1. Observe your child to learn when she is really tired. It is important that you help your child get to bed when she is tired, rather than too early or too late.
2. Make a plan. Talk through the bedtime routine before you are in the middle of it. Since everyone is tired by the time bedtime rolls around, it is easier to decide on a plan earlier in the day. Talk together with your spouse to come up with a time, a routine and a way to set limits, if necessary.
3. Create a routine which fits everyone's needs. Bedtime routines can include: bathing, teeth brushing, stories (books and story-telling), songs, cuddling, massage, listening to music, recalling events from the day. This shouldn’t be to long as then it gets dragged out.
4. Decide on a plan for follow-through or limit-setting if necessary. Once you have completed your sweet little routine, you child will, no doubt, call for you, cry or get up out of bed. At that point, you need to be clear about how you are going to respond.It is more effective if you stay calm, clear, gentle and quiet. If you keep talking to her, lecturing her, bribing her or getting angry, she may feel compelled to continue the interaction longer as she is getting your attention.
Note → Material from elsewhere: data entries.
extern "C" int ubr_conv(const ubr_conv_desc* d, void* stream) {
  UBR_CHECK(d != nullptr, "ubr_conv: null descriptor");
  UBR_CHECK(ubr_dtype_ok(d->dtype), "ubr_conv: bad dtype %d", d->dtype);
  const int cpu = ubr_cpu(d->dtype), esz = ubr_esize(d->dtype);
  UBR_CHECK(d->N > 0 && d->H > 0 && d->W > 0 && d->OH > 0 && d->OW > 0, "ubr_conv: empty extent");
  UBR_CHECK(d->Cin > 0 && d->Cin % cpu == 0, "ubr_conv: Cin=%d must be a positive multiple of %d", d->Cin, cpu);
  UBR_CHECK(d->Cout > 0 && d->Cout_pad % 16 == 0 && d->Cout <= d->Cout_pad && d->Cout_pad - d->Cout < 16,
            "ubr_conv: bad Cout=%d Cout_pad=%d", d->Cout, d->Cout_pad);
  UBR_CHECK(d->ntaps >= 1 && d->ntaps <= UBR_MAX_TAPS, "ubr_conv: ntaps=%d out of range", d->ntaps);
  UBR_CHECK(d->S == 1 || d->S == 2, "ubr_conv: S=%d unsupported", d->S);
  UBR_CHECK(d->x.p && d->w && d->y.p, "ubr_conv: null tensor");
  UBR_CHECK(ubr_aligned16(d->x.p) && ubr_aligned16(d->w), "ubr_conv: x/w must be 16-byte aligned");
  UBR_CHECK((d->x.sx * esz) % 16 == 0 && (d->x.sy * esz) % 16 == 0 && (d->x.sn * esz) % 16 == 0,
            "ubr_conv: input strides must keep 16-byte alignment");
  UBR_CHECK(d->x.sx >= d->Cin, "ubr_conv: x pixel stride %ld < Cin %d", (long)d->x.sx, d->Cin);
  const bool xf = d->xf.scale != nullptr;
  UBR_CHECK(xf == (d->xf.shift != nullptr) && xf == (d->xf.lo != nullptr) && xf == (d->xf.sub != nullptr), "ubr_conv: xf needs sub, scale, shift and lo together");
  if (d->epilogue == 0) {
    UBR_CHECK(d->Cout % 4 == 0, "ubr_conv: NHWC store needs Cout %% 4 == 0 (got %d)", d->Cout);
    UBR_CHECK((((uintptr_t)d->y.p) % (4 * esz)) == 0 && d->y.sx % 4 == 0 && d->y.sy % 4 == 0 && d->y.sn % 4 == 0,
              "ubr_conv: output view must be aligned to 4 elements");
    UBR_CHECK(d->y.sx >= d->Cout, "ubr_conv: y pixel stride %ld < Cout %d", (long)d->y.sx, d->Cout);
    if (d->addend.p)
      UBR_CHECK((((uintptr_t)d->addend.p) % (4 * esz)) == 0 && d->addend.sx % 4 == 0 && d->addend.sy % 4 == 0 && d->addend.sn % 4 == 0,
                "ubr_conv: addend view must be aligned to 4 elements");
  } else {
    UBR_CHECK(d->epilogue == 1 && d->Cout <= 16 && d->Cout_pad == 16, "ubr_conv: log-softmax epilogue needs Cout<=16");
    UBR_CHECK(d->addend.p == nullptr && d->stats == nullptr && d->act == 0, "ubr_conv: log-softmax epilogue takes no addend/stats/act");
  }
  UBR_CHECK((d->act & ~3) == 0, "ubr_conv: bad act flags %d", d->act);
  if (d->addend_mask != nullptr)
    UBR_CHECK(d->addend.p != nullptr && d->epilogue == 0 && d->Cout % cpu == 0 && d->bnb_c.p == nullptr, "ubr_conv: addend_mask needs an addend, NHWC output, whole channel units, and excludes bnb_c");
  if (d->bnb_c.p != nullptr) {
    UBR_CHECK(d->stats != nullptr && d->epilogue == 0 && d->act == 0 && d->Cout % 4 == 0 && d->bnb_mean && d->bnb_scale && d->bnb_shift && d->bnb_invstd,
              "ubr_conv: bnb_c needs stats, the four BatchNorm vectors, NHWC output and no activation");
    UBR_CHECK((((uintptr_t)d->bnb_c.p) % (4 * esz)) == 0 && d->bnb_c.sx % 4 == 0 && d->bnb_c.sy % 4 == 0 && d->bnb_c.sn % 4 == 0 && d->bnb_c.sx >= d->Cout &&
              ubr_aligned16(d->bnb_mean) && ubr_aligned16(d->bnb_scale) && ubr_aligned16(d->bnb_shift) && ubr_aligned16(d->bnb_invstd),
              "ubr_conv: bnb_c view must be aligned to 4 elements, the BatchNorm vectors to 16 bytes");
  }
  const bool train_epi = d->addend_mask != nullptr || d->bnb_c.p != nullptr;
  const int nphase = d->nphase > 1 ? d->nphase : 1;
  if (nphase > 1) {
    UBR_CHECK(nphase <= 4 && d->epilogue == 0 && !train_epi && d->stats == nullptr, "ubr_conv: a phased launch takes 2..4 phases, NHWC output, no statistics or training epilogue");
    int covered = 0;
    for (int p = 0; p < nphase; ++p) {
      UBR_CHECK(d->phase_ntaps[p] >= 1 && d->phase_tap0[p] == covered, "ubr_conv: phase tap ranges must tile [0, ntaps) in order");
      covered += d->phase_ntaps[p];
      UBR_CHECK(d->phase_yoff[p] % 4 == 0 && d->phase_aoff[p] % 4 == 0, "ubr_conv: phase offsets must keep 4-element alignment");
    }
    UBR_CHECK(covered == d->ntaps, "ubr_conv: phase tap ranges must tile [0, ntaps)");
  }
  int dymin = 127, dymax = -128, dxmin = 127, dxmax = -128;
  for (int t = 0; t < d->ntaps; ++t) {
    dymin = d->dy[t] < dymin ? d->dy[t] : dymin; dymax = d->dy[t] > dymax ? d->dy[t] : dymax;
    dxmin = d->dx[t] < dxmin ? d->dx[t] : dxmin; dxmax = d->dx[t] > dxmax ? d->dx[t] : dxmax;
  }
  UBR_CHECK(dymax - dymin <= 16 && dxmax - dxmin <= 16, "ubr_conv: tap extent too large");

  const bool wide_ok = d->epilogue == 0 && esz == 2 && d->Cout % 8 == 0 && (((uintptr_t)d->y.p) % 16) == 0 && (d->y.sx * esz) % 16 == 0 &&
                       (d->y.sy * esz) % 16 == 0 && (d->y.sn * esz) % 16 == 0;
  Plan best{}; bool have = false;
  if (d->tile_hint > 100) {
    UBR_CHECK(d->tile_hint <= 100 + kNumPc && !train_epi, "ubr_conv: tile_hint %d out of range (or a training epilogue on conv_pc_kernel)", d->tile_hint);
    have = plan_pc(d, d->tile_hint - 101, dymin, dymax, dxmin, dxmax, &best);
    UBR_CHECK(have, "ubr_conv: producer/consumer tile_hint %d does not fit this shape", d->tile_hint);
  } else if (d->tile_hint > 0) {
    UBR_CHECK(d->tile_hint <= kNumCfgs, "ubr_conv: tile_hint %d out of range", d->tile_hint);
    have = plan_for(d, d->tile_hint - 1, dymin, dymax, dxmin, dxmax, &best);
    UBR_CHECK(have, "ubr_conv: tile_hint %d does not fit this shape", d->tile_hint);
  } else {
    const int order_by_nt[3][4] = {{3, 4, 5, -1}, {2, 6, 8, -1}, {0, 1, 7, 9}};
    {
      static const int pc_mode = [] { const char* e = getenv("UBR_CONV_PC"); return e ? atoi(e) : 1; }();
      const int nblk_pc = d->Cin / (4 * cpu);
      const bool pick = pc_mode == 2 || (pc_mode == 1 && (nblk_pc <= 2 || (long)d->OH * d->OW <= 256) && !(d->Cin == d->Cout_pad && nblk_pc == 2));
      if (pick && !train_epi && nphase == 1 && d->Cout_pad % 64 == 0 && d->ntaps >= 4) {
        Plan cand{}; bool any = false;
        const int wide[] = {0, 1}, narrow[] = {2, 3};
        const int* ord = d->OW >= 32 ? wide : narrow;
        for (int i = 0; i < 2 && !have; ++i) {
          Plan p{};
          if (!plan_pc(d, ord[i], dymin, dymax, dxmin, dxmax, &p)) continue;
          const long units = (long)p.tiles_x * p.tiles_y * d->N * (d->Cout_pad / 64);
          cand = p; any = true;
          if (units >= 256) { best = p; have = true; }
        }
        if (!have && any) { best = cand; have = true; }
      }
    }
    if (d->Cout_pad <= 32) {
      const int g = d->Cout_pad == 32 ? 1 : 2;
      for (int i = 0; i < 4 && !have; ++i) {
        const int cfg = order_by_nt[g][i];
        if (cfg < 0 || kCfgs[cfg].TWF != 2) continue;
        Plan p{};
        if (!plan_for(d, cfg, dymin, dymax, dxmin, dxmax, &p)) continue;
        if (thin_eligible(d, cfg, p, wide_ok)) { best = p; have = true; }
      }
    }
    for (int g = 0; g < 3 && !have; ++g) {
      Plan cand{}; bool any = false;
      for (int i = 0; i < 4; ++i) {
        const int cfg = order_by_nt[g][i];
        if (cfg < 0) continue;
        Plan p{};
        if (!plan_for(d, cfg, dymin, dymax, dxmin, dxmax, &p)) continue;
        const TileCfg& c = kCfgs[cfg];
        if (c.TWF == 2 && d->OW < 32) continue;
        const long wgs = (long)p.tiles_x * p.tiles_y * d->N * (d->Cout_pad / (c.NT * 16));
        cand = p; any = true;
        if (wgs >= 512 && p.lds <= 80 * 1024) break;
      }
      if (any) { best = cand; have = true; }
    }
    UBR_CHECK(have, "ubr_conv: no tile configuration fits (Cout_pad=%d ntaps=%d)", d->Cout_pad, d->ntaps);
  }

  ConvK k{};
  k.x = (const char*)d->x.p; k.x_sn = d->x.sn * esz; k.x_sy = d->x.sy * esz; k.x_sx = d->x.sx * esz;
  k.in_sub = d->xf.sub; k.in_scale = d->xf.scale; k.in_shift = d->xf.shift; k.in_lo = d->xf.lo;
  k.w = (const char*)d->w;
  k.y = (char*)d->y.p; k.y_sn = d->y.sn * esz; k.y_sy = d->y.sy * esz; k.y_sx = d->y.sx * esz;
  k.ad = (const char*)d->addend.p; k.a_sn = d->addend.sn * esz; k.a_sy = d->addend.sy * esz; k.a_sx = d->addend.sx * esz;
  k.bias = d->bias; k.stats = d->stats;
  k.ad_mask = d->addend_mask; k.ad_mask_cu = d->Cout / cpu;
  k.bc = (const char*)d->bnb_c.p; k.bc_sn = d->bnb_c.sn * esz; k.bc_sy = d->bnb_c.sy * esz; k.bc_sx = d->bnb_c.sx * esz;
  k.bmean = d->bnb_mean; k.bscale = d->bnb_scale; k.bshift = d->bnb_shift; k.binvstd = d->bnb_invstd;
  UBR_CHECK(d->stats_slots == 0 || d->stats_slots == UBR_RED_SLOTS || d->stats_slots == UBR_STAT_SLOTS, "ubr_conv: stats_slots must be 0, %d or %d", UBR_RED_SLOTS, UBR_STAT_SLOTS);
  k.nslots = (d->bnb_c.p != nullptr || d->stats_slots == UBR_RED_SLOTS) ? UBR_RED_SLOTS : UBR_STAT_SLOTS;
  k.H = d->H; k.W = d->W;
  k.CU = d->Cin / cpu; k.UPB = best.UPB; k.lgUPB = ubr_ilog2(best.UPB); k.nblk = k.CU / best.UPB;
  k.Cout = d->Cout; k.Cout_pad = d->Cout_pad;
  k.ntaps = d->ntaps; k.S = d->S; k.iy0 = d->iy0; k.ix0 = d->ix0; k.OH = d->OH; k.OW = d->OW;
  k.dymin = dymin; k.dxmin = dxmin; k.HH = best.HH; k.HW = best.HW;
  k.tiles_x = best.tiles_x; k.tiles_y = best.tiles_y;
  k.tx_magic = magic_u32((unsigned)best.tiles_x); k.ty_magic = magic_u32((unsigned)best.tiles_y);
  k.nunits = eff_ntaps(d) * best.UPB; k.steps = best.steps; k.pixb = best.pixb;
  for (int p = 0; p < 4; ++p) {
    const bool on = p < nphase;
    const int nt = nphase > 1 ? (on ? d->phase_ntaps[p] : 0) : d->ntaps;
    k.ptap0[p] = nphase > 1 && on ? d->phase_tap0[p] : 0;
    k.pnunits[p] = nt * best.UPB;
    k.psteps[p] = (nt * best.UPB + 3) / 4;
    k.pyoff[p] = nphase > 1 && on ? d->phase_yoff[p] * (long)esz : 0;
    k.paoff[p] = nphase > 1 && on ? d->phase_aoff[p] * (long)esz : 0;
  }
  k.rw = (unsigned)(best.HW * best.UPB);
  k.rw_magic = (unsigned)((0x100000000ull + k.rw - 1) / k.rw);
  UBR_CHECK((long)d->H * k.x_sy < (1L << 31) && k.x_sx < (1L << 20), "ubr_conv: image too large for 32-bit offsets");
  k.x_sy32 = (int)k.x_sy; k.x_sx32 = (int)k.x_sx;
  k.step_j = (int)(256 % k.rw); k.step_hy = (int)(256 / k.rw);
  k.step_goff = k.step_hy * k.x_sy32 + (k.step_j >> k.lgUPB) * k.x_sx32;
  k.wrap_goff = k.x_sy32 - best.HW * k.x_sx32;
  k.wl_off = best.wl_off; k.halo_off = best.halo_off; k.red_off = best.red_off; k.xfc_off = best.xfc_off;
  k.epilogue = d->epilogue; k.act = d->act; k.N = d->N;
  {
    bool nat = best.cfg < 100 && d->Cout_pad == kCfgs[best.cfg].NT * 16;
    for (int t = 0; t < d->ntaps && nat; ++t) nat = d->wt[t] == t;
    k.wlinear = nat ? 1 : 0;
  }
#ifdef UBR_CONV_STAMPS
  { static const int dbg = [] { const char* e = getenv("UBR_CONV_DBG"); return e ? atoi(e) : 0; }(); k.dbg = dbg; }
  { static const char* sp = getenv("UBR_CONV_STAMP_PTR"); k.stamps = sp ? (unsigned long long*)strtoull(sp, nullptr, 0) : nullptr; }
#else
  k.dbg = 0; k.stamps = nullptr;
#endif
  k.wide_store = wide_ok ? 1 : 0;
  { static const bool pairs = [] { const char* e = getenv("UBR_CONV_PAIRS"); return e && atoi(e) != 0; }(); k.pair_store = (wide_ok && pairs) ? 1 : 0; }
  {
    static const bool fe = [] { const char* e = getenv("UBR_CONV_FAST_EPI"); return !e || atoi(e) != 0; }();
    const long lim = 1L << 26;
    k.fast_epi = (fe && k.y_sy < lim && (k.ad == nullptr || k.a_sy < lim) && (long)k.OW * k.ad_mask_cu < lim) ? 1 : 0;
  }
  for (int t = 0; t < d->ntaps; ++t) { k.dy[t] = d->dy[t]; k.dx[t] = d->dx[t]; k.wt[t] = d->wt[t]; }

  TileCfg c{};
  int tn;
  if (best.cfg >= 100) { const PcCfg& w = kPc[best.cfg - 100]; c = TileCfg{w.FW, 4, w.TWF}; tn = 64; }
  else { c = kCfgs[best.cfg]; tn = c.NT * 16; }
  g_last_conv_cfg[0] = c.FW; g_last_conv_cfg[1] = c.NT; g_last_conv_cfg[2] = c.TWF;
  dim3 grid((unsigned)(best.tiles_x * best.tiles_y * d->N), (unsigned)(d->Cout_pad / tn), (unsigned)nphase);
  if (best.cfg >= 100) {
    static const int ncu = [] { hipDeviceProp_t pr; int dev = 0; return (hipGetDevice(&dev) == hipSuccess && hipGetDeviceProperties(&pr, dev) == hipSuccess && pr.multiProcessorCount > 0) ? pr.multiProcessorCount : 256; }();
    k.ncot = d->Cout_pad / 64;
    k.buf_stride = best.pc_buf;
    const long units = (long)grid.x * k.ncot;
    UBR_CHECK(units < (1L << 30), "ubr_conv: too many tiles");
    grid = dim3((unsigned)(units < ncu ? units : ncu), 1);
  }
  hipStream_t st = (hipStream_t)stream;
  {
    static const bool dbg = [] { const char* e = getenv("UBR_CONV_DEBUG"); return e && atoi(e) != 0; }();
    if (dbg)
      fprintf(stderr, "ubr_conv plan: N%d %dx%d Cin%d Cout%d taps%d S%d | cfg%d (%d,%d,%d) UPB%d nblk%d lds %zu wgs %u x %u\n", d->N, d->OH, d->OW,
              d->Cin, d->Cout, d->ntaps, d->S, best.cfg, c.FW, c.NT, c.TWF, best.UPB, k.nblk, best.lds, grid.x, grid.y);
  }
  {
    const char* tn = d->dtype == UBR_F32 ? "float" : (d->dtype == UBR_BF16 ? "bf16_t" : "f16_t");
    g_last_conv_name[0] = 0;
    int rc;
    switch (d->dtype) {
      case UBR_F32: rc = launch_T<float>(best.cfg, k, grid, best.lds, st); break;
      case UBR_BF16: rc = launch_T<bf16_t>(best.cfg, k, grid, best.lds, st); break;
      default: rc = launch_T<f16_t>(best.cfg, k, grid, best.lds, st); break;
    }
    if (g_last_conv_name[0] == 0) {
      if (best.cfg >= 100) { const PcCfg& w = kPc[best.cfg - 100]; snprintf(g_last_conv_name, sizeof(g_last_conv_name), "conv_pc_kernel<%s, %d, %d, %d>", tn, w.FW, w.TWF, (best.steps == 9 || best.steps == 4) ? best.steps : 0); }
      else snprintf(g_last_conv_name, sizeof(g_last_conv_name), "conv_igemm_kernel<%s, %d, %d, %d, %s>", tn, c.FW, c.NT, c.TWF, g_last_conv_cfg[3] == 1 ? "true" : "false");
    }
    return rc;
  }
}

namespace {
struct PackK {
  const float* src; char* dst;
  int M, Mpad, Kvalid, KU, ntaps;
  long sm, sk;
  int tapidx[UBR_MAX_TAPS];
};
template <typename T>
__global__ __launch_bounds__(256) void pack_kernel(const PackK k) {
  constexpr int CPU = ET<T>::CPU;
  const long total = (long)k.ntaps * k.KU * k.Mpad;
  for (long i = (long)blockIdx.x * 256 + threadIdx.x; i < total; i += (long)gridDim.x * 256) {
    const int m = (int)(i % k.Mpad);
    long r = i / k.Mpad;
    const int ku = (int)(r % k.KU);
    const int t = (int)(r / k.KU);
    float f[CPU];
#pragma unroll
    for (int e = 0; e < CPU; ++e) {
      const int kc = ku * CPU + e;
      f[e] = (m < k.M && kc < k.Kvalid) ? k.src[(long)m * k.sm + (long)kc * k.sk + k.tapidx[t]] : 0.f;
    }
    *reinterpret_cast<uint4*>(k.dst + i * 16) = ET<T>::pack(f);
  }
}
}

5. Tell your Child the plan. “Once we leave the room, it will be your job to stay in bed and help yourself fall asleep. You can cry or call if you need to. If you get out of bed, we will put you back in bed, because it is your bedtime.”
6. Make time to connect with your child during the day and/or early evening hours. If you feel like you have had enough time with your daughter, it will be easier to be clear about her bedtime and to give her consistent messages that it is time for her to rest.
Hope this helps you get the zzzzzzzzzzz’s you need!!